Design of red blood cell membrane-cloaked dihydroartemisinin nanoparticles with enhanced antimalarial efficacy.

Targeting delivery and prolonging action duration of artemisinin drugs are effective strategies for improving antimalarial treatment outcomes. Here, dihydroartemisinin (DHA) loaded poly (lactic-co-glycolic acid) (PLGA) nanoparticles (PDNs) were prepared and further cloaked with red blood cell (RBC) membranes via electrostatic interactions to yield RBC membrane-cloaked PDNs (RPDNs). The prepared RPDNs displayed a notable "core-shell" structure, with a negative surface charge of -29.2 ± 4.19 mV, a relatively uniform size distribution (86.4 ± 2.54 nm, polydispersity index of 0.179 ± 0.011), an average encapsulation efficiency (70.1 ± 0.79%), and a 24-h sustained-release behavior in vitro. Compared with PDNs, RPDNs showed markedly decreased phagocytic activity by RAW 264.7 cells and had prolonged blood circulation duration.

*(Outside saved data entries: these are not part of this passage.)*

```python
def load_library():
    global _LIB
    if _LIB is not None:
        return _LIB
    path = lib_path()
    if os.environ.get("SYMPGPR_NO_TORCH_PRELOAD") != "1":
        try:
            import torch
        except ImportError:
            pass
    if not os.path.exists(path):
        raise SympGPRError("%s is missing: run `python -c 'import __graft_entry__ as g; g.build()'` "
                           "(or make -C sympgpr_amd/csrc); there is no CPU fallback" % path)
    lib = C.CDLL(path)
    for name, (res, args) in SIGNATURES.items():
        fn = getattr(lib, name)
        fn.restype = res
        fn.argtypes = args
    if lib.sgpr_abi_version() != ABI_VERSION:
        raise SympGPRError("ABI version mismatch: %s is version %d, this package binds version %d -- rebuild it "
                           "(make -C sympgpr_amd/csrc)" % (path, lib.sgpr_abi_version(), ABI_VERSION))
    _LIB = lib
# ... 66 lines not shown
```

### sympgpr_amd/csrc/chol.hip

```cpp
#include <algorithm>
#include <cstdlib>
#include <mutex>
#include <vector>

#include "cholq.h"
#include "common.h"
#include "gemm_tile.h"
#include "leaf.h"

namespace sgpr {

namespace {

using namespace leaf;


__global__ __launch_bounds__(LT) void leaf_kernel(int nb, double *A, size_t lda, double *inv,
                                                  int *dinfo, int goff, int mode,
                                                  unsigned long long *stamps)
{
    __shared__ double s[LEAF_LDS];
    if (nb == LEAF) leaf_body(s, (int)LEAF, A, lda, inv, dinfo, goff, mode, stamps);
    else            leaf_body(s, nb, A, lda, inv, dinfo, goff, mode, stamps);
}
// ... 742 lines not shown
    __shared__ double s[LEAF * ILD];
    __shared__ int sh[2];
    if (threadIdx.x == 0) sh[0] = atomicAdd(q.ticket, 1);
    __syncthreads();
    const int t = sh[0];
    __syncthreads();
    const int p = t / q.G, g = t - p * q.G;
    if (p >= q.nbatch) return;
    PanelArgs a{};
    a.P = q.A + (size_t)p * q.stride_a + (size_t)q.k0 + (size_t)q.k0 * q.lda; a.lda = q.lda;
    a.W = q.W; a.R = q.R; a.G = q.G;
    a.inv = q.inv + (size_t)p * q.stride_inv + (size_t)(q.k0 / (int)LEAF) * LEAF * LEAF;
    a.dinfo = q.info + p; a.goff = q.k0;
    a.flags = q.flags + (size_t)p * PFLAG_STRIDE;
    a.below_early = 1;
    (void)panel_strip(a, g, s, sh);
}

inline int split(int n)
{
    int n1 = ((n / 2 + LEAF - 1) / LEAF) * LEAF;
    if (n1 >= n) n1 -= LEAF;
    return n1;
}

struct Ctx {
    double *inv;
    int *dinfo;
    hipStream_t st;
    int la_max = 0;
    int *flags = nullptr;
    void *qws = nullptr;
    bool strassen = false;
};

int potrf_lookahead(int n, double *A, size_t lda, const Ctx &c, int nb, int off0);
inline int la_block(int n) { return n <= 4096 ? 256 : (n <= 24576 ? 512 : (n <= 40960 ? 1024 : 2048)); }

int trsm_rec(int m, int n, const double *L, size_t ldl, double *B, size_t ldb, int off, const Ctx &c)
{
    if (n <= LEAF) {
        return gemm_nt(m, n, n, 1.0, B, ldb, c.inv + (size_t)(off / LEAF) * LEAF * LEAF, LEAF, 0.0,
                       B, ldb, 0, 0, c.st);
    }
    const int n1 = split(n), n2 = n - n1;
    int rc = trsm_rec(m, n1, L, ldl, B, ldb, off, c);
    if (rc) return rc;
    if (c.strassen) rc = gemm_nt_strassen(m, n2, n1, -1.0, B, ldb, L + n1, ldl, 1.0, B + (size_t)n1 * ldb, ldb, 0, c.st);
    else            rc = gemm_nt(m, n2, n1, -1.0, B, ldb, L + n1, ldl, 1.0, B + (size_t)n1 * ldb, ldb, 0, 0, c.st);
    if (rc) return rc;
    return trsm_rec(m, n2, L + n1 + (size_t)n1 * ldl, ldl, B + (size_t)n1 * ldb, ldb, off + n1, c);
}

int trsm_rl_rec(int m, int n, const double *L, size_t ldl, double *B, size_t ldb, int off, const Ctx &c)
{
    if (n <= LEAF)
        return gemm_nn(m, n, n, 1.0, B, ldb, c.inv + (size_t)(off / LEAF) * LEAF * LEAF, LEAF, 0.0, B, ldb, c.st);
    const int n1 = split(n), n2 = n - n1;
    int rc = trsm_rl_rec(m, n2, L + n1 + (size_t)n1 * ldl, ldl, B + (size_t)n1 * ldb, ldb, off + n1, c);
    if (rc) return rc;
    rc = gemm_nn(m, n1, n2, -1.0, B + (size_t)n1 * ldb, ldb, L + n1, ldl, 1.0, B, ldb, c.st);
    if (rc) return rc;
    return trsm_rl_rec(m, n1, L, ldl, B, ldb, off, c);
}

int potrf_rec(int n, double *A, size_t lda, int off, const Ctx &c)
{
    if (n <= LEAF) {
        hipLaunchKernelGGL(leaf_kernel, dim3(1), dim3(LT), 0, c.st, n, A, lda,
                           c.inv + (size_t)(off / LEAF) * LEAF * LEAF, c.dinfo, off, (int)LEAF_FACTOR,
                           (unsigned long long *)nullptr);
        SGPR_CHECK_LAUNCH();
        return 0;
    }
    if (n > 4 * LEAF && n <= c.la_max) return potrf_lookahead(n, A, lda, c, 0, off);
    const int n1 = split(n), n2 = n - n1;
    double *A21 = A + n1, *A22 = A + n1 + (size_t)n1 * lda;
    int rc = potrf_rec(n1, A, lda, off, c);
    if (rc) return rc;
    rc = trsm_rec(n2, n1, A, lda, A21, lda, off, c);
    if (rc) return rc;
    if (c.strassen) rc = gemm_nt_strassen(n2, n2, n1, -1.0, A21, lda, A21, lda, 1.0, A22, lda, 1, c.st);
    else            rc = gemm_nt(n2, n2, n1, -1.0, A21, lda, A21, lda, 1.0, A22, lda, 1, 0, c.st);
    if (rc) return rc;
    return potrf_rec(n2, A22, lda, off + n1, c);
}

int trsv_n_rec(int n, const double *L, size_t ldl, double *b, int off, const Ctx &c)
{
    if (n <= LEAF) {
        hipLaunchKernelGGL(leaf_matvec_kernel, dim3(1), dim3(MV_T), 0, c.st, n,
                           c.inv + (size_t)(off / LEAF) * LEAF * LEAF, b, 0);
        SGPR_CHECK_LAUNCH();
        return 0;
    }
    if (n <= TRSV_BLOCK) {
        hipLaunchKernelGGL(trsv_block_kernel, dim3(1), dim3(MV_T), 0, c.st, n, L, ldl,
                           c.inv + (size_t)(off / LEAF) * LEAF * LEAF, b, 0);
        SGPR_CHECK_LAUNCH();
        return 0;
    }
    const int n1 = split(n), n2 = n - n1;
    int rc = trsv_n_rec(n1, L, ldl, b, off, c);
    if (rc) return rc;
    rc = gemv_n_sub(n2, n1, L + n1, ldl, b, b + n1, c.st);
    if (rc) return rc;
    return trsv_n_rec(n2, L + n1 + (size_t)n1 * ldl, ldl, b + n1, off + n1, c);
}

int trsv_t_rec(int n, const double *L, size_t ldl, double *b, int off, const Ctx &c)
{
    if (n <= LEAF) {
        hipLaunchKernelGGL(leaf_matvec_kernel, dim3(1), dim3(MV_T), 0, c.st, n,
                           c.inv + (size_t)(off / LEAF) * LEAF * LEAF, b, 1);
        SGPR_CHECK_LAUNCH();
// ... 534 lines not shown
    return 0;
}

bool potrf_queue_mark_failed(hipStream_t st)
{
    const bool used = t_last_potrf_used_queue;
    if (!used) return false;
    int dev = -1;
    if ((st ? hipStreamGetDevice(st, &dev) : hipGetDevice(&dev)) != hipSuccess || dev < 0 || dev >= 64) { (void)hipGetLastError(); return false; }
    QueueDevice &qd = g_qdev[dev];
    std::lock_guard<std::mutex> lock(qd.mu);
    qd.failed = true;
    return true;
}

int potrf_trim()
{
    for (int dev = 0; dev < 64; ++dev) {
        EventPool &p = t_event_pool[dev];
        if (p.ev.empty() || p.top != 0) continue;
        for (hipEvent_t e : p.ev) (void)hipEventDestroy(e);
        p.ev.clear();
    }
    (void)hipGetLastError();
    return strassen_trim();
}

int release_device_streams(int dev)
{
    if (dev < 0 || dev >= 64) { set_error("release_device_streams: device index out of range"); return SGPR_E_ARG; }
    return release_streams(dev);
}

int potrf(int n, double *A, size_t lda, void *work, size_t lwork, int *dinfo, hipStream_t st)
{
    if (n < 0 || (n > 0 && lda < (size_t)n)) { set_error("potrf: bad n / lda"); return SGPR_E_ARG; }
    if (lwork < potrf_workspace(n)) { set_error("potrf: workspace too small"); return SGPR_E_ARG; }
    SGPR_HIP(hipMemsetAsync(dinfo, 0, sizeof(int), st));
    if (n == 0) return 0;
    int *flags = reinterpret_cast<int *>(static_cast<char *>(work) + inv_bytes(n));
    SGPR_HIP(hipMemsetAsync(flags, 0, flag_bytes(n), st));
    static const int mode = [] { const char *e = getenv("SGPR_POTRF"); return !e ? 0 : (e[0] == 'r' ? 1 : 2); }();
    static const int nb_env = [] { const char *e = getenv("SGPR_POTRF_NB"); return e ? atoi(e) : 0; }();
    static const int la_max_env = [] { const char *e = getenv("SGPR_LA_MAX"); return (int)tune("la_max", e ? atoi(e) : 57344); }();
    t_last_potrf_used_queue = false;
    Ctx c{static_cast<double *>(work), dinfo, st, mode == 1 ? 0 : la_max_env, flags};
    if (cholq::ws_bytes(n) > 0) c.qws = static_cast<char *>(work) + inv_bytes(n) + flag_bytes(n) + pub_bytes(n);
    c.strassen = true;
    if (n > c.la_max && n > LEAF) {
        const int n1 = split(n), n2 = n - n1, n11 = split(n1);
        auto need = [&](int levels) {
            return std::max(strassen_scratch_doubles(n2, n2, n1, 1, levels), strassen_scratch_doubles(n2, n1 - n11, n11, 0, levels));
        };
        strassen_reserve(need(2), need(1), st);
    }
    const bool dbg = PANEL_DBG && getenv("SGPR_PANEL_DBG") != nullptr;
    const int T = (n + LEAF - 1) / LEAF;
    if (dbg) {
        (void)hipMalloc((void **)&g_panel_dbg, sizeof(unsigned long long) * 16 * T);
        (void)hipMemset(g_panel_dbg, 0, sizeof(unsigned long long) * 16 * T);
    }
    int rc;
    if (mode == 2 || (nb_env > 0 && mode == 0 && n > 4 * LEAF && n <= c.la_max))
        rc = potrf_lookahead(n, A, lda, c, nb_env > 0 ? nb_env : 0, 0);
    else
        rc = potrf_rec(n, A, lda, 0, c);
    if (dbg) {
        (void)hipStreamSynchronize(st);
        std::vector<unsigned long long> h(16 * (size_t)T);
        (void)hipMemcpy(h.data(), g_panel_dbg, h.size() * 8, hipMemcpyDeviceToHost);
        (void)hipFree(g_panel_dbg);
        g_panel_dbg = nullptr;
        std::vector<double> d[9];
        for (int t = 1; t + 1 < T; ++t) {
            const unsigned long long *p = &h[16 * t], *q = &h[16 * (t + 1)];
            if (!p[0] || !p[5] || !q[0]) continue;
            d[0].push_back((p[1] - p[0]) * 0.01);
            d[1].push_back((p[2] - p[1]) * 0.01);
            d[2].push_back((p[3] - p[2]) * 0.01);
            d[3].push_back((p[4] - p[3]) * 0.01);
            d[4].push_back(((double)q[0] - (double)p[4]) * 0.01);
            d[5].push_back((p[5] - p[4]) * 0.01);
            d[3].back() = ((double)p[4] - (double)p[1]) * 0.01;
            d[1].back() = (p[6] - p[0]) * 0.01;
            d[2].back() = (p[7] - p[6]) * 0.01;
            d[6].push_back((p[11] - p[4]) * 0.01);
            d[7].push_back((p[12] - p[11]) * 0.01);
// ... 154 lines not shown
```

### sympgpr_amd/csrc/common.h

```cpp
#pragma once
#include <hip/hip_runtime.h>
#include <cstddef>
#include <cstdint>
#include <string>
#include <type_traits>
#include <vector>

#include "../../include/sympgpr_hip.h"

namespace sgpr {

void set_error(const std::string &msg);
double tune(const char *name, double dflt);
void tune_set(const char *name, double v);
int hip_fail(hipError_t e, const char *what, const char *file, int line);

#define SGPR_HIP(call)                                                          \
    do {                                                                        \
        hipError_t e__ = (call);                                                \
        if (e__ != hipSuccess) return ::sgpr::hip_fail(e__, #call, __FILE__, __LINE__); \
    } while (0)

#define SGPR_CHECK_LAUNCH() SGPR_HIP(hipGetLastError())

// ... 64 lines not shown
                int nhyp, const double *alpha, const double *Q0, const double *P0, double *qmap, double *pmap, int *iters,
                hipStream_t st);
int applymap_nd_tangent(int family, int d, int mode, int nm, int ntest, int n0, const double *Xtr, size_t ldxtr, const double *hyp,
                        int nhyp, const double *alpha, const double *Q0, const double *P0, double *qmap, double *pmap, int *iters,
                        double *jac, double *mono, double *lyap, hipStream_t st);
int genfun_nd(int family, int d, int m, const double *Xt, size_t ldxt, bool has_ref, int n0, const double *Xtr, size_t ldxtr,
              const double *hyp, int nhyp, const double *alpha, double *F, hipStream_t st);
int genfun_cross_nd(int family, int d, int mc, const double *Xt, size_t ldxt, const double *x0, size_t ldx0, int n0,
                    const double *Xtr, size_t ldxtr, const double *hyp, int nhyp, double *V, size_t ldv, double *prior,
                    size_t prior_stride, hipStream_t st);
bool family_is_sum(int family);

int gemm_nt(int m, int n, int k, double alpha, const double *A, size_t lda, const double *B,
            size_t ldb, double beta, double *C, size_t ldc, int lower, long diag_off,
            hipStream_t st);
int gemm_nt_bc(int m, int n, int k, double alpha, const double *A, size_t lda, const double *B,
               size_t ldb, double beta, double *C, size_t ldc, int lower, const int *bc5,
               hipStream_t st);
int gemm_nn(int m, int n, int k, double alpha, const double *A, size_t lda, const double *B, size_t ldb,
            double beta, double *C, size_t ldc, hipStream_t st);
int gemm_nt_two(int m, int n, int k, double alpha, const double *A, size_t lda, const double *B, size_t ldb, double beta,
             double *C, size_t ldc, double alpha2, double *C2, size_t ldc2, hipStream_t st);
constexpr int STRASSEN_REC = 16;
enum { PLAN_SUM = 1, PLAN_PROD = 2, PLAN_CLASSIC = 3 };
int gemm_nt_strassen(int m, int n, int k, double alpha, const double *A, size_t lda, const double *B, size_t ldb, double beta,
                     double *C, size_t ldc, int lower, hipStream_t st);
int strassen_plan(int m, int n, int k, int lower, long smin, long kslab, size_t scratch_doubles, std::vector<long long> &out);
enum { PLAN2_SUM = 4, PLAN2_PROD = 5 };
int strassen_outer_plan(int m, int n, int k, int lower, long smin, long kslab, long smin2, long kslab2, size_t scratch_doubles,
                   std::vector<long long> &out);
int gemm_nt_multi(int m, int n, int k, const double *A, size_t lda, const double *B, size_t ldb, double beta, int count,
                  double *const *C, const size_t *ldc, const double *alpha, hipStream_t st);
size_t strassen_scratch_doubles(int m, int n, int k, int lower, int levels);
void strassen_reserve(size_t both, size_t one, hipStream_t st);
int strassen_trim();
int gemm_profile_begin();
int gemm_profile_end(double *out12);
int gemm_profile_launches(double *buf, int max_records);
void gemm_set_overlap(int on);
int gemm_nt_diag(int m, int n, int k, double alpha, const double *A, size_t lda, const double *B, size_t ldb,
                 double beta, double *C, size_t ldc, int lower, unsigned long long *stamps, int dbg, hipStream_t st);
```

The Pearson correlation coefficient of RPDNs distribution in infected red blood cells (iRBCs) was 0.7173, suggesting that RPDNs could effectively target Plasmodium-iRBCs. In PyBy265-infected mice, RPDNs showed a higher inhibition ratio (88.39 ± 2.69%) than PDNs (83.13 ± 2.12%) or DHA (58.74 ± 3.78%), at the same dose of 8.8 μmol/kg. The ED90 of RPDNs (8.13 ± 0.18 μmol/kg) was substantially lower than that of PDNs (14.48 ± 0.23 μmol/kg) and DHA (17.67 ± 3.38 μmol/kg). Furthermore, no apparent abnormalities were detected in routine blood examination, liver function indexes, and pathological analysis of tissue sections of PyBy265-infected mice following RPDNs treatment. In conclusion, the prepared RPDNs exhibited enhanced antimalarial efficacy, prolonged circulation, targeted delivery to Plasmodium-iRBCs, and satisfactory biocompatibility.